I'd say that for me, while facing and coming to terms to what was done to me was very difficult, the biggest challenge is the fallout - dealing with the results of the trauma.
The results show up, of course, as the list of symptoms, but for myself the ones that pose the greatest challenge are the inability to inhabit my own skin/life and being extremely fragmented. They're closeley related symptoms, actually.
My natural state of being is at least 'one step removed' from the present; this survival mechanism is pervasive and resistant to change.
The sense of being fragmented and compartmentalized is also a huge challenge for me. I view having personality 'parts' as a continuum and, though I am not a MPD/DID sufferer, the fragmentation & compartmentalization is such that it causes my life to be piecemeal and...well...fragmented. Only certain parts of me show up at any given time; rarely is 'all of me' here. If only 'parts' of me show up, I don't have a robust experience of life and....it all goes gray.

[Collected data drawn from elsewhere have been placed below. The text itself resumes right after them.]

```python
class Neon(BaseCompressor):

    def __init__(self, channel: int, k: int, size: List[int], denseNorm: bool = False, *_, **__):
        quantizer = ResidualBackwardQuantizer(k, size, denseNorm)
        q = quantizer.channel
        encoder = nn.Sequential(
            conv3x3(3, channel),
            AttentionBlock(channel, 32, denseNorm),
            ResidualBlock(channel, channel, 32, denseNorm),
            ResidualBlock(channel, channel, 32, denseNorm),
            ResidualBlockWithStride(channel, channel, 2, 32, denseNorm),
            ResidualBlock(channel, channel, 32, denseNorm),
            ResidualBlockWithStride(channel, channel, 2, 32, denseNorm),
            ResidualBlock(channel, channel, 32, denseNorm),
            ResidualBlockWithStride(channel, channel, 2, 32, denseNorm),
            AttentionBlock(channel, 32, denseNorm),
            ResidualBlock(channel, 2 * channel, 32, denseNorm),
            ResidualBlock(2 * channel, 2 * channel, 32, denseNorm),
            ResidualBlock(2 * channel, 2 * channel, 32, denseNorm),
            ResidualBlock(2 * channel, 2 * channel, 32, denseNorm),
            ResidualBlock(2 * channel, q, 1, denseNorm),
            AttentionBlock(q, 1, denseNorm))
        decoder = nn.Sequential(
            AttentionBlock(q, 1, denseNorm),
            ResidualBlock(q, 2 * channel, 1, denseNorm),
            ResidualBlock(2 * channel, 2 * channel, 32, denseNorm),
            ResidualBlock(2 * channel, 2 * channel, 32, denseNorm),
            ResidualBlock(2 * channel, 2 * channel, 32, denseNorm),
            ResidualBlock(2 * channel, channel, 32, denseNorm),
            AttentionBlock(channel, 32, denseNorm),
            ResidualBlock(channel, channel, 32, denseNorm),
            ResidualBlockShuffle(channel, channel, 2, 32, denseNorm),
            ResidualBlock(channel, channel, 32, denseNorm),
            ResidualBlockShuffle(channel, channel, 2, 32, denseNorm),
            ResidualBlock(channel, channel, 32, denseNorm),
            ResidualBlockShuffle(channel, channel, 2, 32, denseNorm),
            ResidualBlock(channel, channel, 32, denseNorm),
            ResidualBlock(channel, channel, 32, denseNorm),
            AttentionBlock(channel, 32, denseNorm),
            conv3x3(channel, 3))
        super().__init__(encoder, quantizer, decoder)

    def _encode_latent(self, x: torch.Tensor, pad: bool = True) -> torch.Tensor:
        return self._encoder(self._padding(x) if pad else x)

    def residual_backward(self, code: torch.Tensor, level: int) -> torch.Tensor:
        with torch.no_grad():
            return self._quantizer.residual_backward(code, level)

    def residual_forward(self, code: torch.Tensor, formerLevel, level: int) -> torch.Tensor:
        with torch.no_grad():
            return self._quantizer.residual_forward(code, formerLevel, level)
```

mcquic_amd/modules/quantizer.py:

```python
from __future__ import annotations

import math
from typing import Callable, Dict, List, Optional, Union

import torch
from torch import nn

from .. import ops
from .entropyCoder import EntropyCoder, VariousMCoder

EPS = 1e-6
_TORCH_RAND = __import__("os").environ.get("MCQUIC_AMD_TORCH_RAND", "0") == "1"


class _CodebookCache:

    def __init__(self):
        self._packed: Optional[ops.PackedCodebook] = None
        self._key = None

    def invalidate(self):
        self._packed, self._key = None, None

    def get(self, codebook: torch.Tensor) -> ops.PackedCodebook:
# ... 93 lines not shown
        self._codebook = codebook
        self._cache = [cache]

    def forward(self, sample) -> torch.Tensor:
        if torch.is_tensor(sample):
            return sample
        index, hot = sample
        return ops.vq_dequant_soft(index, hot, self._cache[0].get(self._codebook))

    def decode(self, code: torch.Tensor, dual_silu: bool = False) -> torch.Tensor:
        return ops.vq_gather(code, self._cache[0].get(self._codebook), dual_silu=dual_silu)
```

I therefore lack the inner sense of direction that "normal" people have. When they make decisions that will secure a happy future (school, career, relationships), they get that inner hit of serotonin, that tells them they're headed in the right direction. I never had that (I do sometimes now) so, even though my intellect, my executive function, could definitely agree with society that certain behaviors and paths were good, I had no resonating response from within and ended up with a sense of "nothing means anything". This has crippled my life such that I was unable to pursue hopes, goals, and dreams not only because I didn't really have any, but because there was no inner response to working toward anything. It made my life, my accomplishments, my very experience of life, only a shadow of what it might have been. Most of my work is focused on inhabiting my body, my life.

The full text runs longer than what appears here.